Singer Yoo Seung-jun's Visa Battle Drags on

  • By Lee Hyun-yi

    July 11, 2019 13:30

    A lengthy legal battle surrounding Korean-American singer Yoo Seung-jun, also known as Steve Yoo, shows no sign of ending.

    The Supreme Court on Thursday sent the case back to a lower court, overturning rulings which banned him from Korea because he took U.S. citizenship to dodge mandatory military service here.

    Yoo Seung-jun

    But the top court said it is "unlawful not to issue a visa" to him based on nothing more than an order by the Justice Ministry to ban him some 17 years ago.

    "The Korean Consulate in Los Angeles refused to issue a visa simply because there was a government decision on an entry ban," the court said. "Instead... the consulate should have deliberated the case... based on the relevant laws for overseas Koreans which stipulate that even those who give up Korean nationality to dodge mandatory military service must be given a visa once they turn 38, when the compulsory military duty is waived, unless they pose a threat to the national interest and public safety."

    The court also said the laws which are inclusive in nature require a caution when dropping an entry ban indefinitely.

    Under Thursday's ruling, the consulate in Los Angeles should screen Yoo's visa application again, leaving open the possibility for him to return to Korea.
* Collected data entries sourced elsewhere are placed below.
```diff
@@ -598,20 +669,8 @@
                     float2 ga[GRP], gb[GRP];
 #pragma unroll
                     for (int u = 0; u < GRP; ++u) ga[u] = t2[2 * (ta + u)];
-                    if constexpr (BIGP || KM == 0) {
-#pragma unroll
-                        for (int j = 0; j < KN; ++j) ke[j] = ko[j] = 0xFFFFFFFFu;
-                    } else {
-                        const int is = ntap - 1;
-                        const float2 ts = t2[2 * is];
-                        const bool even = (is & 1) == 0;
-#pragma unroll
-                        for (int j = 0; j < KM; ++j) {
-                            const unsigned k = mh_tap_key(mh_vadd(mh_vmul(ts.x, DX[j]), mh_vmul(ts.y, DY[j])), is >> 1);
-                            ke[j] = even ? k : 0xFFFFFFFFu;
-                            ko[j] = even ? 0xFFFFFFFFu : k;
-                        }
-                    }
+#pragma unroll
+                    for (int j = 0; j < KN; ++j) ke[j] = ko[j] = 0xFFFFFFFFu;
                     for (int t = ta; t < tb;) {
 #pragma unroll
                         for (int u = 0; u < GRP; ++u) gb[u] = t2[2 * (t + GRP + u)];
@@ -636,21 +695,16 @@
                         badr[j] = take ? ad : badr[j];
                     }
                 };
-                if constexpr (!BIGP) {
-                    group(0, ntp);
-                    winner(0, true);
-                } else {
-                    group(0, ntp < 64 ? ntp : 64);
-                    winner(0, true);
-                    for (int ta = 64; ta < ntp; ta += 64) {
-                        group(ta, ntp < ta + 64 ? ntp : ta + 64);
-                        winner(ta, false);
-                    }
+                group(0, ntp < 64 ? ntp : 64);
+                winner(0, true);
+                for (int ta = 64; ta < ntp; ta += 64) {
+                    group(ta, ntp < ta + 64 ? ntp : ta + 64);
+                    winner(ta, false);
                 }
                 unsigned worst = best[0];
 #pragma unroll
                 for (int j = 1; j < KM; ++j) worst = max(worst, best[j]);
-                const bool bad = worst >= MH_KEY_BAD;
+                const bool bad = worst >= MH_KEY_BAD_TAP;
 #pragma unroll
                 for (int j = 0; j < KM; ++j) {
                     BC[j] = *reinterpret_cast<const __attribute__((address_space(3))) float *>((size_t)(badr[j] + 8u));
```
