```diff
+        sum.job_out.push_back(out_index[j]); sum.ginv.push_back((int)(gi & (2ULL * N - 1)));
+    }
+    std::vector<u64 *> outp(job_in.size(), nullptr);
+    SFG_TRY(launch_keyswitch_jobs(ctx, in, nin, level, job_in, keyp, idxp, outp, nullptr, nullptr, &sum));
+    KswConst *kcd; KswConst kc;
+    SFG_TRY(get_ksw(ctx, level, &kcd, &kc));
+    if (!job_in.empty()) {
+        ModPattern pq; pq.period = nl; for (int m = 0; m < nl; m++) pq.m[m] = (int8_t)m;
+        SFG_TRY(launch_ntt_fwd(ctx, sum.E, sum.ET, (size_t)nout * 2 * nl, pq));
+    }
+    hipLaunchKernelGGL(k_ksw_sum_finish, dim3(N / 256, 2 * nl, nout), dim3(256), 0, ctx->stream, sum.S, job_in.empty() ? nullptr : sum.ET, out, out_stride, accumulate, kcd, ctx->modc);
+    SFG_HIP(ctx, hipGetLastError());
+    return 0;
 }
 int launch_rotate_right_indexed_f64(sfg_ctx *ctx, const u64 *in, int nin, double *outf, int nct, int level, const int *nrot_host, const int *in_index, int L,
                                     const size_t *out_slot) {
```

After the ruling, Yoo's lawyer read a statement from his client expressing gratitude to the court and vowing to repent for the rest of his life.
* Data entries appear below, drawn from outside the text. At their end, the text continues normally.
@@ -230,24 +239,35 @@
     const int ql = threadIdx.x & (LN_QS - 1);
     const int row = threadIdx.x / LN_QS;
     const int nq = ld >> 2;
-    const int q = blockIdx.x * LN_QS + ql;
-    const int b = blockIdx.y;
+    int tile = blockIdx.x, b = blockIdx.y;
+    if constexpr (TILED) {
+        const unsigned w = xcd_contiguous(blockIdx.x, gridDim.x);
+        tile = static_cast<int>(w % static_cast<unsigned>(n_tiles));
+        b = static_cast<int>(w / static_cast<unsigned>(n_tiles));
+    }
+    const int q = tile * LN_QS + ql;
     const bool active = q < nq;
     const size_t base = static_cast<size_t>(b) * channels * ld + static_cast<size_t>(q) * 4;
 
     float gm = 0.f, bm = 0.f;
-    for (int c = threadIdx.x; c < channels; c += 256) { gm = fmaxf(gm, fabsf(gamma[c])); bm = fmaxf(bm, fabsf(beta[c])); }
-#pragma unroll
-    for (int d = 32; d >= 1; d >>= 1) { gm = fmaxf(gm, __shfl_xor(gm, d)); bm = fmaxf(bm, __shfl_xor(bm, d)); }
-    if ((threadIdx.x & 63) == 0) { s_gb[threadIdx.x >> 6] = gm; s_gb[4 + (threadIdx.x >> 6)] = bm; }
+    if constexpr (!TILED) {
+        for (int c = threadIdx.x; c < channels; c += 256) { gm = fmaxf(gm, fabsf(gamma[c])); bm = fmaxf(bm, fabsf(beta[c])); }
+#pragma unroll
+        for (int d = 32; d >= 1; d >>= 1) { gm = fmaxf(gm, __shfl_xor(gm, d)); bm = fmaxf(bm, __shfl_xor(bm, d)); }
+        if ((threadIdx.x & 63) == 0) { s_gb[threadIdx.x >> 6] = gm; s_gb[4 + (threadIdx.x >> 6)] = bm; }
+    }
 
     tile_statistics<float, true>(x, channels, ld, eps, base, active, row, ql, s_mean, s_m2, s_cnt, s_mu, s_rstd, s_lo, s_hi);
-    gm = fmaxf(fmaxf(s_gb[0], s_gb[1]), fmaxf(s_gb[2], s_gb[3]));
-    bm = fmaxf(fmaxf(s_gb[4], s_gb[5]), fmaxf(s_gb[6], s_gb[7]));
+    if constexpr (TILED) {
+        gm = gb_max[0]; bm = gb_max[1];
+    } else {
+        gm = fmaxf(fmaxf(s_gb[0], s_gb[1]), fmaxf(s_gb[2], s_gb[3]));
+        bm = fmaxf(fmaxf(s_gb[4], s_gb[5]), fmaxf(s_gb[6], s_gb[7]));
+    }
 
     float dev = 0.f;
     if (threadIdx.x < LN_QS * 4) {
-        const int t = blockIdx.x * (LN_QS * 4) + threadIdx.x;
+        const int t = tile * (LN_QS * 4) + threadIdx.x;
         if (t < ld) {
             const bool live = t < frames;
             float* srow = stats + static_cast<size_t>(b) * 2 * ld;
@@ -259,33 +279,52 @@
     if (threadIdx.x < 64) {
 #pragma unroll
         for (int d = 32; d >= 1; d >>= 1) dev = fmaxf(dev, __shfl_xor(dev, d));
-        if (threadIdx.x == 0) atomicMax(bound + b, __float_as_uint(finite_abs((dev * gm + bm) * 1.0001f)));
-    }
-}
-
-template <bool NORM>
+        if (threadIdx.x == 0) {
+            const float tb = finite_abs((dev * gm + bm) * 1.0001f);
+            if constexpr (TILED) tile_bound[static_cast<size_t>(b) * n_tiles + tile] = tb;
+            else                 atomicMax(bound + b, __float_as_uint(tb));
+        }
+    }
+}
+
+template <bool NORM, bool TILED = false>
 __global__ __launch_bounds__(256) void normalize_split_kernel(const float* __restrict__ x, const float* __restrict__ stats,
                                                               const float* __restrict__ gamma, const float* __restrict__ beta,
                                                               const float* __restrict__ bound, unsigned char* __restrict__ image,
                                                               int channels, int , int ld,
-                                                              int bound_stride)
+                                                              int bound_stride, float* __restrict__ bound_out, int n_bound, int tiles_x, int tiles_z)
 {
     typedef _Float16 halfx8 __attribute__((ext_vector_type(8)));
-    const int ql = threadIdx.x & 63, oct0 = (threadIdx.x >> 6) + 4 * blockIdx.z;
+    int bx = blockIdx.x, b = blockIdx.y, bz = blockIdx.z, nz = gridDim.z;
+    if constexpr (TILED) {
+        unsigned w = xcd_contiguous(blockIdx.x, gridDim.x);
+        nz = tiles_z;
+        bz = static_cast<int>(w % static_cast<unsigned>(tiles_z)); w /= static_cast<unsigned>(tiles_z);
+        bx = static_cast<int>(w % static_cast<unsigned>(tiles_x));
+        b = static_cast<int>(w / static_cast<unsigned>(tiles_x));
+    }
+    const int ql = threadIdx.x & 63, oct0 = (threadIdx.x >> 6) + 4 * bz;
     const int nq = ld >> 2;
-    const int q = blockIdx.x * 64 + ql;
-    const int b = blockIdx.y;
+    const int q = bx * 64 + ql;
     const int n_groups = (channels + 15) >> 4;
     const size_t rows = static_cast<size_t>(ld) + 1;
     unsigned char* const img_b = image + static_cast<size_t>(b) * n_groups * 4 * rows * 16;
-    if (blockIdx.x == 0 && blockIdx.z == 0) {
+    float bnd;
+    if constexpr (TILED) {
+        bnd = 0.f;
+        for (int i = 0; i < n_bound; ++i) bnd = fmaxf(bnd, bound[static_cast<size_t>(b) * n_bound + i]);
+    } else {
+        bnd = bound[static_cast<size_t>(b) * bound_stride];
+    }
+    if (bx == 0 && bz == 0) {
         const uint4 z = make_uint4(0u, 0u, 0u, 0u);
         for (int pl = threadIdx.x; pl < n_groups * 4; pl += 256) *reinterpret_cast<uint4*>(img_b + static_cast<size_t>(pl) * rows * 16) = z;
+        if constexpr (TILED) { if (threadIdx.x == 0) bound_out[b] = bnd; }
     }
     if (q >= nq) return;
     float scale = 1.f;
     {
-        const unsigned bits = __float_as_uint(bound[static_cast<size_t>(b) * bound_stride]);
+        const unsigned bits = __float_as_uint(bnd);
         const int e = static_cast<int>((bits >> 23) & 0xffu);
         int k = (bits & 0x7fffffffu) ? (127 + 14) - e : 0;
         k = k > 126 ? 126 : (k < -126 ? -126 : k);
@@ -300,18 +339,22 @@
     }
     const float* xb = x + static_cast<size_t>(b) * channels * ld + static_cast<size_t>(q) * 4;
     const int n_oct = (channels + 7) >> 3;
-    for (int oct = oct0; oct < 2 * n_groups; oct += 4 * gridDim.z) {
-        float v[8][4];
+    auto fetch = [&](int oct, float4 (&t4)[8]) {
 #pragma unroll
         for (int c = 0; c < 8; ++c) {
             const int ch = oct * 8 + c;
-            float4 t4 = make_float4(0.f, 0.f, 0.f, 0.f);
+            t4[c] = make_float4(0.f, 0.f, 0.f, 0.f);
+            if (oct < n_oct && ch < channels) t4[c] = *reinterpret_cast<const float4*>(xb + static_cast<size_t>(ch) * ld);
+        }
+    };
+    auto emit = [&](int oct, const float4 (&t4)[8]) {
+        float v[8][4];
+#pragma unroll
+        for (int c = 0; c < 8; ++c) {
+            const int ch = oct * 8 + c;
             float g = 0.f, be = 0.f;
-            if (oct < n_oct && ch < channels) {
-                t4 = *reinterpret_cast<const float4*>(xb + static_cast<size_t>(ch) * ld);
-                if constexpr (NORM) { g = gamma[ch]; be = beta[ch]; }
-            }
-            const float e4[4] = {t4.x, t4.y, t4.z, t4.w};
+            if constexpr (NORM) { if (oct < n_oct && ch < channels) { g = gamma[ch]; be = beta[ch]; } }
+            const float e4[4] = {t4[c].x, t4[c].y, t4[c].z, t4[c].w};
 #pragma unroll
             for (int r = 0; r < 4; ++r) {
                 if constexpr (NORM) v[c][r] = (ch < channels) ? ln_apply(e4[r], m4[r], r4[r], g, be) * scale : 0.f;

    Yoo, who was popular in the late 1990s, repeatedly promised to report for duty but in January 2002 effectively evaded the obligation last minute by choosing to take U.S. citizenship. He fled to the U.S. by special permission from the Military Manpower Administration and submitted written pledge to return but failed to do so. Amid the ensuing public furor the Justice Ministry banned him from entering Korea.

    He filed a lawsuit against the Korean government after a visa application was rejected in 2015. Lower courts ruled in favor of the government saying that allowing Yoo to return could damage the morale of young men who serve in the military and encourage draft dodgers.